Each year thousands of carnation blossoms are brought to the Lateran Church in Rome on the feast-day of Saint John, and the people bring carnations, not roses, because by midsummer’s day the blooming time of Roman roses is almost past. A scarcity of roses would seem one reason at least in the Venetian pictures of the fifteenth century why the carnation replaces the rose. Earth, even sufficient to grow a rose bush, was scarce in the sea-washed city, but carnations then, as now, must have grown in pots on every balcony. So the Venetians painted their own familiar flower rather than draw the rose, as Carpaccio did his camels, from descriptions furnished by observant travellers.

In the Netherlands and Germany artists probably preferred the carnation to the rose.

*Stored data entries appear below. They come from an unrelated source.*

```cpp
__device__ inline uint32_t rot_sign(uint32_t i, uint32_t salt) {
    uint32_t v = i * 2654435761u + salt * 0x9E3779B9u;
    v ^= v >> 15; v *= 2246822519u; v ^= v >> 13; v *= 3266489917u; v ^= v >> 16;
    return v << 31;
}
__device__ inline void wave_lds_fence() {
    __builtin_amdgcn_fence(__ATOMIC_ACQ_REL, "wavefront");
    __builtin_amdgcn_wave_barrier();
}
template <int EPL>
__device__ inline void wave_fwht(float* w, int lane, uint32_t g0, uint32_t sign_salt, float scale) {
    float v[EPL];
#pragma unroll
    for (int i = 0; i < EPL; ++i) {
        const uint32_t idx = static_cast<uint32_t>(lane) * EPL + i;
        float x = w[idx];
        if (sign_salt) x = __uint_as_float(__float_as_uint(x) ^ rot_sign(g0 + idx, sign_salt));
        v[i] = x;
    }
#pragma unroll
    for (int len = 1; len < EPL; len <<= 1)
#pragma unroll
        for (int i = 0; i < EPL; ++i)
            if (!(i & len)) { const float a = v[i], b = v[i + len]; v[i] = a + b; v[i + len] = a - b; }
#pragma unroll
    for (int m = 1; m < 64; m <<= 1)
#pragma unroll
        for (int i = 0; i < EPL; ++i) {
            const float o = __shfl_xor(v[i], m);
            v[i] = (lane & m) ? o - v[i] : v[i] + o;
// ... 527 lines not shown
#ifdef YAMS_ACCEL_MEASURE
bool i8_takes_q_form(const ScanLaunch& L, int version) {
    if (L.i8_l2 || L.plan.dim % (64u * Q_DEPTH) != 0 || L.plan.dim < 128u * Q_DEPTH) return false;
    if (!i8_resident_plan(L).use) return false;
    return version >= 70 && version <= 72;
}
uint32_t i8_log_entry_bytes(const ScanLaunch& L) { return L.i8_q_form ? Q_BLK_DWORDS * 4u : 8u; }
#else
bool i8_takes_q_form(const ScanLaunch&, int) { return false; }
uint32_t i8_log_entry_bytes(const ScanLaunch&) { return 8u; }
#endif

uint64_t i8_log_regions(const ScanLaunch& L) {
    const ResidentPlan r = i8_resident_plan(L);
    if (r.use && L.i8_q_form) return static_cast<uint64_t>(r.n_streams) * r.n_qt * 4u;
    if (r.use) return static_cast<uint64_t>(r.n_streams) * r.n_qt * 8u;
    return static_cast<uint64_t>((2u * L.plan.n_filter_tiles + 7) / 8) * L.plan.n_qtiles * 8u * 4u;
}

hipError_t launch_i8_collect_sample(hipStream_t st, const ScanLaunch& L) {
    if (L.plan.sample_rows == 0 || L.plan.n_groups == 0) return hipSuccess;
    uint32_t gx = (L.plan.n_groups + 255) / 256;
    if (gx > 64) gx = 64;
#ifdef YAMS_ACCEL_MEASURE
    if (const char* e = std::getenv("YAMS_ACCEL_COLLECT_GX")) { const uint32_t v = static_cast<uint32_t>(std::atoi(e)); if (v >= 1 && v < gx) gx = v; }
#endif
    hipLaunchKernelGGL(i8_collect_sample_kernel, dim3(gx, L.plan.n_queries), dim3(256), 0, st, L.gmax, L.plan.n_groups,
                       L.plan.n_queries, L.rows_i8, L.rows_i8_meta, L.q_i8, L.q_meta, L.q_pad, L.plan.dim, L.plan.sample_stride,
                       L.plan.n_rows, L.row_mask, L.tau, L.list_count, L.list, L.plan.list_cap,
                       L.i8_l2 ? L.rows_nsq : nullptr, L.l2_eps);
    return hipGetLastError();
}

uint64_t i8_sync_words(const ScanLaunch& L) {
    const ResidentPlan r = i8_resident_plan(L);
    return r.use ? static_cast<uint64_t>(r.n_streams) * 12u * 32u * 2u : 0u;
}

uint32_t i8_log_capacity(const ScanLaunch& L) {
    const ScanPlan& p = L.plan;
    const ResidentPlan r = i8_resident_plan(L);
    if (r.use && L.i8_q_form) {
        const double total = static_cast<double>(p.n_queries) * p.tau_rank * p.sample_stride * (L.i8_mask_inflation < 8.0 ? L.i8_mask_inflation : 8.0);
        const double share = total / (static_cast<double>(r.n_streams) * r.n_qt * 4.0);
        const double cap = 4.0 * share + 512.0;
        const uint64_t c = static_cast<uint64_t>(cap < 1.0e6 ? cap : 1.0e6);
        return static_cast<uint32_t>((c + 15) / 16 * 16);
    }
    if (r.use) {
        const double total = static_cast<double>(p.n_queries) * p.tau_rank * p.sample_stride;
        const double share = total / (static_cast<double>(r.n_streams) * r.n_qt * 8.0);
        const double cap = (L.i8_l2 ? 8.0 : 4.0) * share + 256.0;
        const uint64_t c = static_cast<uint64_t>(cap < 4.0e6 ? cap : 4.0e6);
        return static_cast<uint32_t>((c + 15) / 16 * 16);
    }
    const double per_wave = 8192.0 * p.tau_rank * p.sample_stride / static_cast<double>(p.n_rows ? p.n_rows : 1) * (L.i8_l2 ? 2.0 : 1.0);
    const uint32_t c = static_cast<uint32_t>(per_wave * 4.0 < 8192.0 ? per_wave * 4.0 : 8192.0) + 16;
    return (c + 15) / 16 * 16 < 8192u ? (c + 15) / 16 * 16 : 8192u;
}

hipError_t launch_i8_log_gather(hipStream_t st, const ScanLaunch& L) {
    const uint64_t regions = i8_log_regions(L);
    if (regions == 0) return hipSuccess;
    const ResidentPlan rp = i8_resident_plan(L);
    const I8GatherL2 l2{L.i8_l2_meta, L.i8_row_bias, L.i8_q_bias, L.rows_nsq, L.tau, L.l2_eps};
#ifdef YAMS_ACCEL_MEASURE
// ... 144 lines not shown
```

yams_amd/csrc/scan_kernels.hip:

```cpp
#include <algorithm>

#include "common.h"
#include "scan_args.h"

namespace yams_accel {

using f32x16 = __attribute__((ext_vector_type(16))) float;

constexpr int LDP = kSlabK + 4;
constexpr int STAGE_FLOATS = (kTileRows + kTileQueries) * LDP;
constexpr int SCAN_THREADS = 256;


template <int MODE, int METRIC>
__global__ __launch_bounds__(SCAN_THREADS, 2) void scan_tiles_kernel(ScanArgs a) {
    __shared__ __attribute__((aligned(16))) float lds[2 * STAGE_FLOATS];

    const uint32_t bid = blockIdx.x;
    const uint32_t xcd = bid & 7u;
    const uint32_t w = bid >> 3;
    const uint32_t qt = w % a.n_qtiles;
    const uint32_t sel = (w / a.n_qtiles) * 8u + xcd;
    if (sel >= a.n_sel_tiles) return;
    uint32_t tile;
    if (MODE == MODE_SAMPLE) tile = sel * a.stride;
    else tile = sel + sel / (a.stride - 1u) + 1u;

    const int tid = threadIdx.x;
    const int lane = tid & 63;
    const int wid = tid >> 6;
    const int wr = wid >> 1, wq = wid & 1;
    const int h = lane >> 5, l31 = lane & 31;

    const uint64_t row0 = static_cast<uint64_t>(tile) * kTileRows;
    const uint32_t q0 = qt * kTileQueries;
    const uint32_t dim = a.dim;
// ... 357 lines not shown
        if (e < keep) dst[e] = v[i];
    }
    for (uint32_t i = 256u * E + t; i < keep; i += 256) dst[i] = K(0);
}

template <typename K, int CAP>
__global__ __launch_bounds__(256) void topk_block_kernel(const K* in, const uint32_t* in_counts,
                                                         uint64_t in_stride, uint32_t n_fixed,
                                                         uint32_t count_clip, K* out,
                                                         uint64_t out_stride, uint32_t keep,
                                                         const uint32_t* qmap) {
    static_assert(CAP == 4096, "the register forms below cover 256 .. 4096 keys");
    __shared__ K s[CAP];
    const uint32_t qslot = blockIdx.y;
    const uint32_t q = qmap ? qmap[qslot] : qslot;
    uint32_t n = in_counts ? in_counts[q] : n_fixed;
    if (n > count_clip) n = count_clip;
    const uint64_t c0 = static_cast<uint64_t>(blockIdx.x) * CAP;
    const K* src = in + static_cast<uint64_t>(q) * in_stride;
    K* dst = out + static_cast<uint64_t>(qslot) * out_stride + static_cast<uint64_t>(blockIdx.x) * keep;
    if (c0 >= n) {
        for (uint32_t i = threadIdx.x; i < keep; i += 256) dst[i] = K(0);
        return;
    }
    const uint64_t left = n - c0;
    const uint64_t end = left < static_cast<uint64_t>(CAP) ? n : c0 + CAP;
    if (left <= 256) topk_block_sorted<K, 1>(src, c0, end, dst, keep, s);
    else if (left <= 512) topk_block_sorted<K, 2>(src, c0, end, dst, keep, s);
    else if (left <= 1024) topk_block_sorted<K, 4>(src, c0, end, dst, keep, s);
    else if (left <= 2048) topk_block_sorted<K, 8>(src, c0, end, dst, keep, s);
    else topk_block_sorted<K, 16>(src, c0, end, dst, keep, s);
}
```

It is more precise in shape, neater in its habit of growth, richer in colour than the rose, and therefore more in the spirit of Northern art, which liked to express definite and closely-reasoned symbolism with distinct bright colours and sharply-realized form. In the South, the artists, more concerned with the depicting of the soul than with the outer shell of things, more poetical and also more vague and less accurate in their symbolism, were better pleased with the more elusive charms of the loosely-petalled rose.

In an ‘Adoration’ by Botticelli[73] the Holy Child lies among violets, daisies and wild strawberries, and the background is filled with freely-growing roses, drawn apparently from memory, not life. The roses signify the divine love which impelled the Saviour of the world to be born as a human Child. In the same subject by Hugo van der Goes[74] three carefully-painted carnations are placed in a crystal vase, and are symbols of the divine love of the Holy Trinity by which God the Son became incarnate, the crystal vase in Northern art typifying the Immaculate Conception.

But in the Sienese and Florentine schools also the carnation is sometimes found, and very rarely in the same picture as the rose.[75] Therefore it would seem conclusive that when the painter of the Church did not care to use the rose because, probably, of its association with Venus and scenes profane, he was free, if he chose, to use the carnation as its substitute.

Strangely enough, the most famous carnations in the history of art, those two which have given the name of ‘The Master with the Carnations’ to the anonymous Swiss painter of the fifteenth century, seem to have no symbolical significance. The picture[76] shows Saint John the Baptist preaching to King Herod from the text: ‘It is not lawful for thee to have thy brother’s wife.’ The King is in his chair of state and the ladies of his court are seated upon cushions on the tesselated pavement before the pulpit. Directly below the pulpit lie the two pinks; one is white and one red. Possibly, since roses, according to Saint Melitus,[77] Walafrid Strabo[78] and Saint Mectilda,[79] are the symbols of martyrdom, the carnation may foreshadow the approaching death of the preacher, but they are more probably simply a detail to give verisimilitude to the composition, as is the dog that worries a bone in the ‘Dance of Salome’ by the same master.

VII
GARLANDS OF ROSES

‘Let us crown ourselves with rose-buds,’[80] cried the revellers in the Book of Wisdom, and at Roman feasts host and guests alike wore roses on their hair or in garlands round their necks.

So in the heavenly mansions, where life is a perpetual feast, unfading roses crown the elect. Wreaths of roses are the symbol of heavenly joy and are worn alike by angels and by the human souls who have entered bliss.

An early Christian prisoner dreamt that he was already in Heaven:

‘Towards us ran one of the twin children who, three days before, had been decapitated with their mother. A wreath of vermilion roses encircled his neck and in his right hand he held a green and fresh palm.’[81]